**Exercise objective**
The stretch wanted below opens at the line containing "static inline bool tile_recompute(const" and closes at the line containing "double vmax = 0.0, vsum = 0.0;". Please return it exactly, with no other lines.

Stored items
== Segment start ==

static inline bool tile_fused(const euler_sim* S) { return eu_is_tile(S) && S->cfg.sweep_mode != EULER_SWEEP_SIMPLE; }
static inline int sa_run(const euler_sim* S);
static inline bool tile_recompute(const euler_sim* S) {
  if (S->opt[EULER_OPT_TILE_STORE_AS] || sa_run(S) != 8) return false;
  if (!tile_fused(S)) return !S->has_comm && S->cfg.dot_mode != EULER_DOT_SEQUENTIAL;
  if (S->tile_w != 16) return false;
  if (S->has_comm) return ghost_mode(S);
  return S->cfg.dot_mode != EULER_DOT_SEQUENTIAL;
}
__global__ void k_pair_fold(PcgScalars* sc, const double* __restrict__ pairs, int stride, int R, int rupd, int fin_dot, int force) {
  if (!force && pcg_idle(sc)) return;
  double vmax = 0.0, vsum = 0.0;
  for (int r = 0; r < R; ++r) { vmax = pairs[(size_t)stride * r] > vmax ? pairs[(size_t)stride * r] : vmax; vsum += pairs[(size_t)stride * r + 1]; }
  if (rupd) pcg_scalar_step(sc, FIN_RNORM, vmax);
  if (fin_dot >= 0 && !(rupd && sc->done)) pcg_scalar_step(sc, fin_dot, vsum);
}
static TileArgs make_tile_args(euler_sim* S, int force) {
  TileArgs a;
  a.g = S->geom; a.mask = S->cellmask; a.pre = S->precon; a.r = S->r; a.as = S->tile_as_override ? S->tile_as_override : S->q; a.z = S->z;
  a.band_lo = S->band_lo; a.nb_local = S->band_hi - S->band_lo;
  a.rupd = 0; a.sweeps = 1; a.fin_dot = -1;
  a.via = S->has_comm ? (S->p2p_on ? (int)FIN_VIA_P2P : (int)FIN_TO_COMM) : 0;
  a.part_max = S->partial; a.part_dot = S->partial2; a.counter = S->red_counter; a.sc = S->sc; a.force = force; a.alpha_arg = 0.0;
  a.pair_slot = S->pair_buf + 2 * (S->has_comm ? S->comm.rank : 0);
  a.list = !force ? S->chunk_list : nullptr;
  a.table = S->tile_table;
  a.zsend_lo = a.zsend_hi = nullptr; a.edge_lo = a.edge_hi = -1;
  a.reverse = S->opt[EULER_OPT_TILE_REVERSE] != 0;
  a.cpart = nullptr; a.cshift = 0; a.cmode = 0; a.cnx = a.cny = 0;
  a.gs_lo = a.gs_hi = nullptr;
  if (ghost_mode(S)) {
    if (S->band_lo > 0) { a.zsend_lo = xrow(S, XR_ZSEND_LO); a.edge_lo = S->band_lo; }
    if (S->band_hi < S->geom.nbands) { a.zsend_hi = xrow(S, XR_ZSEND_HI); a.edge_hi = S->band_hi - 1; }
  }
  return a;
}
static inline unsigned tile_blocks(const euler_sim* S) {
  const size_t tiles = (size_t)(S->band_hi - S->band_lo) * (S->geom.T / S->tile_w);
  return eu_blocks(tiles, PT_THREADS / 64, 2048);
}
static int launch_factor_tile(euler_sim* S, int force) {
  const TileArgs a = make_tile_args(S, force);
  switch (S->tile_w) {
    case 8: LAUNCH(S, KC_PRECON_FACTOR, k_factor_tile<8>, dim3(tile_blocks(S)), dim3(PT_THREADS), a); break;
    case 32: LAUNCH(S, KC_PRECON_FACTOR, k_factor_tile<32>, dim3(tile_blocks(S)), dim3(PT_THREADS), a); break;
    default: LAUNCH(S, KC_PRECON_FACTOR, k_factor_tile<16>, dim3(tile_blocks(S)), dim3(PT_THREADS), a); break;
  }
  return EULER_OK;
}
static int launch_precond_tile(euler_sim* S, int rupd, int sweeps, int fin_dot, int force, double alpha, bool r_only = false) {
  const bool seq = S->cfg.dot_mode == EULER_DOT_SEQUENTIAL && !S->has_comm;
  TileArgs a = make_tile_args(S, force);
  a.rupd = rupd; a.sweeps = sweeps; a.fin_dot = (seq || !sweeps) ? -1 : fin_dot; a.alpha_arg = alpha;
  const bool two_level = eu_is_two_level(S) && sweeps && !r_only && !force && a.list != nullptr;
  const int fin_real = a.fin_dot;
  if (two_level) {
    const bool mg = eu_is_mg(S);
    a.cpart = mg ? S->mg_part : S->cc_part; a.cshift = mg ? 0 : S->coarse_shift;
    a.cmode = mg ? 2 : 1; a.cnx = mg ? S->mg_nx[0] : 0; a.cny = mg ? S->mg_ny[0] : 0;
    if (a.fin_dot >= 0) a.fin_dot = FIN_STORE_ONLY;
  }
  double* xsmall = S->pair_buf;
  int nsmall = 2;
  bool split = false;
  if (two_level && a.via == FIN_TO_COMM) {
    split = eu_is_mg(S) && ghost_mode(S) && eu_mg_split(S);
    nsmall = eu_coarse_comm_slots(S);
    if (nsmall < 0) return EULER_ENOMEM;
    xsmall = S->mg_xbuf;
    a.pair_slot = xsmall + (size_t)S->comm.rank * nsmall;
    if (split) {
      if (a.zsend_lo) a.zsend_lo = eu_mg_split_msg(S, 0);
      if (a.zsend_hi) a.zsend_hi = eu_mg_split_msg(S, 1);
    }
  }
  const int w = r_only ? 16 : S->tile_w, cls = r_only ? KC_UPDATE_PR : KC_PRECOND_TILE;
  const unsigned nblk = eu_blocks((size_t)(S->band_hi - S->band_lo) * (S->geom.T / w), PT_THREADS / 64, 2048);
  const bool recomp = rupd && !force && tile_recompute(S) && (r_only ? S->tile_as_override == S->q : !S->tile_as_override);
  if (recomp) {
    a.as = S->s;
    if (ghost_mode(S)) {
      if (S->band_lo > 0) a.gs_lo = xrow(S, XR_GS_LO0 + S->gs_cur);
      if (S->band_hi < S->geom.nbands) a.gs_hi = xrow(S, XR_GS_HI0 + S->gs_cur);
    }
  }
  switch (w) {
    case 8: LAUNCH(S, cls, k_precond_tile<8>, dim3(nblk), dim3(PT_THREADS), a); break;
    case 32: LAUNCH(S, cls, k_precond_tile<32>, dim3(nblk), dim3(PT_THREADS), a); break;
    default:
      if (a.cmode == 2) { if (recomp) LAUNCH(S, cls, (k_precond_tile<16, true, 2>), dim3(nblk), dim3(PT_THREADS), a); else LAUNCH(S, cls, (k_precond_tile<16, false, 2>), dim3(nblk), dim3(PT_THREADS), a); }
      else if (a.cmode == 1) { if (recomp) LAUNCH(S, cls, (k_precond_tile<16, true, 1>), dim3(nblk), dim3(PT_THREADS), a); else LAUNCH(S, cls, (k_precond_tile<16, false, 1>), dim3(nblk), dim3(PT_THREADS), a); }
      else if (recomp) LAUNCH(S, cls, (k_precond_tile<16, true>), dim3(nblk), dim3(PT_THREADS), a);
      else LAUNCH(S, cls, k_precond_tile<16>, dim3(nblk), dim3(PT_THREADS), a);
      break;
  }
  if (two_level && a.via != FIN_TO_COMM) { int rc = eu_launch_coarse_solve(S, fin_real, force); if (rc) return rc; }
  if (seq && sweeps && fin_dot >= 0)
    LAUNCH(S, KC_DOT, k_dot_sequential, dim3(1), dim3(256), S->z, S->r, S->cellmask, S->geom, S->sc, fin_dot, force);
  if (a.via == FIN_TO_COMM) {
    const int R = S->comm.nranks;
    const bool rows = ghost_mode(S) && !force;
    int rc = !two_level ? EULER_OK : split ? eu_mg_split_pre(S) : eu_launch_coarse_pre(S, force);
    if (rc) return rc;
    if (split) rc = comm_exchange(S, eu_mg_split_msg(S, 0), eu_mg_split_msg(S, 1), eu_mg_split_msg(S, 2), eu_mg_split_msg(S, 3), eu_mg_split_count(S), xsmall, nsmall);
    else rc = comm_exchange(S, xrow(S, XR_ZSEND_LO), xrow(S, XR_ZSEND_HI), xrow(S, XR_ZRECV_LO), xrow(S, XR_ZRECV_HI), rows ? S->X : 0, xsmall, nsmall);
    if (rc) return rc;
    hipLaunchKernelGGL(k_pair_fold, dim3(1), dim3(1), 0, S->stream, S->sc, xsmall, nsmall, R, rupd, a.fin_dot, force);
    if (split) {
      if ((rc = eu_mg_split_mid(S, fin_real, force, xrow(S, XR_ZRECV_LO), xrow(S, XR_ZRECV_HI)))) return rc;
      if ((rc = comm_exchange(S, nullptr, nullptr, nullptr, nullptr, 0, eu_mg_split_gc(S), 1 + MG_NULL_MAX))) return rc;
      return eu_mg_split_fold(S, fin_real, force);
    }
    if (two_level) { rc = eu_launch_coarse_scatter(S); if (rc) return rc; rc = eu_launch_coarse_solve(S, fin_real, force); if (rc) return rc; }
  }
  return EULER_OK;
}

== Segment end ==

**Result**
static inline bool tile_recompute(const euler_sim* S) {
  if (S->opt[EULER_OPT_TILE_STORE_AS] || sa_run(S) != 8) return false;
  if (!tile_fused(S)) return !S->has_comm && S->cfg.dot_mode != EULER_DOT_SEQUENTIAL;
  if (S->tile_w != 16) return false;
  if (S->has_comm) return ghost_mode(S);
  return S->cfg.dot_mode != EULER_DOT_SEQUENTIAL;
}
__global__ void k_pair_fold(PcgScalars* sc, const double* __restrict__ pairs, int stride, int R, int rupd, int fin_dot, int force) {
  if (!force && pcg_idle(sc)) return;
  double vmax = 0.0, vsum = 0.0;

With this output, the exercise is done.